A Bottom-up Semantics for LO
Marco Bozzano, Giorgio Delzanno and Maurizio Martelli
To appear at the 2nd International Conference on Principles and Practice of
Declarative Programming (PPDP 2000), Montreal, Canada, September 20-22, 2000
The operational semantics of linear logic programming languages is
given in terms of goal-driven sequent calculi for fragments of the logic.
The proof-theoretic presentation is the natural counterpart
of the top-down semantics of traditional logic programs.

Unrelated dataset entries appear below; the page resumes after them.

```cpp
enum {
    RWR_OK            = 0,
    RWR_E_INVALID     = 1,
    RWR_E_RANGE       = 2,
    RWR_E_NO_DEVICE   = 3,
    RWR_E_HIP         = 4,
    RWR_E_NOMEM       = 5,
    RWR_E_CAPACITY    = 6,
    RWR_E_UNSUPPORTED = 7
};

enum { RWR_NODE_UNDEFINED = 0, RWR_NODE_USER = 1, RWR_NODE_ITEM = 2, RWR_NODE_ETC = 3 };
enum { RWR_EDGE_UNDEFINED = 0, RWR_EDGE_LIKE = 1, RWR_EDGE_FRIENDSHIP = 2, RWR_EDGE_FOLLOW = 3,
       RWR_EDGE_MENTION = 4, RWR_EDGE_AUTHORSHIP = 5, RWR_EDGE_PURCHASE = 6, RWR_EDGE_ETC = 7 };
// ... 12 lines not shown
    int32_t tile_group;
    int32_t profile;
    int64_t workspace_bytes;
    int32_t seed_row_kernel;
    int32_t reserved0;
} rwr_opts;

typedef struct rwr_stats {
    int32_t struct_size;
    int32_t n;
    int64_t nnz_raw;
    int64_t nnz;
    int32_t uniform;
    int32_t tile_seeds;
    int32_t tile_group;
    int32_t mode;
    double  build_ms;
    double  spmm_ms;
    int64_t spmm_launches;
    int64_t spmm_seed_steps;
    double  chain_ms;
    int64_t chain_launches;
    double  rank_ms;
    double  iterate_wall_ms;
    double  total_wall_ms;
    int64_t seeds_done;
    int64_t chain_redo_blocks;
    double  spmm_dense_ms;
    int64_t spmm_dense_launches;
    int64_t spmm_dense_seed_steps;
    int32_t uniform_path;
    int32_t reserved1;
    int64_t frontier_list_launches;
} rwr_stats;


const char *rwr_version(void);
int32_t rwr_device_count(void);
const char *rwr_last_error(void);

int32_t rwr_graph_create(int32_t n, const int64_t *node_id, const uint8_t *node_type,
                         const int64_t *rowptr , const int32_t *dst, const uint8_t *etype,
                         const double *w, const rwr_opts *opts , rwr_graph **out);
int32_t rwr_graph_destroy(rwr_graph *g);
int32_t rwr_graph_update_links(rwr_graph *g, int64_t count, const int64_t *link_index,
                               const uint8_t *etype , const double *w );
int32_t rwr_graph_append_links(rwr_graph *g, int64_t count, const int32_t *src, const int32_t *dst,
                               const uint8_t *etype, const double *w,
                               int64_t *new_index_out );
int32_t rwr_graph_size(const rwr_graph *g, int32_t *n, int64_t *nnz_raw, int64_t *nnz_explicit);
int32_t rwr_graph_get_normalized(rwr_graph *g, double *w_out , uint8_t *dangling_out );

int32_t rwr_recommend(rwr_graph *g, int32_t seed, float d, int32_t n_iter, int32_t top_n,
                      int64_t *out_id, double *out_score, int64_t *inout_count);

int32_t rwr_recommend_eval(rwr_graph *g, int32_t seed, float d, int32_t n_iter, const int64_t *test_ids,
                           int64_t n_test, int64_t *n_hits, double *sum_precision, int64_t *list_len);

int32_t rwr_recommend_eval_batch(rwr_graph *g, const int32_t *seeds, int32_t K, float d, int32_t n_iter,
                                 const int64_t *test_ptr, const int64_t *test_ids, int64_t *n_hits,
                                 double *sum_precision, int64_t *list_len);

typedef struct rwr_graph_desc {
    int32_t n_nodes;
    int32_t reserved0;
    const int64_t *node_id;
// ... 43 lines not shown
```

In this paper we investigate the theoretical foundation of an alternative
operational semantics based on a bottom-up evaluation of linear
logic programs via a fixpoint operator.
The bottom-up fixpoint semantics is important in applications
like active databases, and, more in general, for program analysis
As a first case-study, we consider Andreoli and Pareschi's LO
enriched with the connective 1 (one).
For this language, we give a fixpoint semantics based on
an operator defined in the style of Tp
We give an algorithm to compute a single application of the
fixpoint operator where constraints are used to represent
in a finite way possibly infinite sets of provable goals.
Furthermore, we show that the fixpoint semantics for propositional
LO without the connective 1 can be computed after finitely many steps.
To our knowledge, this is the first attempt to define an effective
fixpoint semantics for LO. We hope that our work will open
interesting perspectives for the analysis and verification of
linear logic programming languages.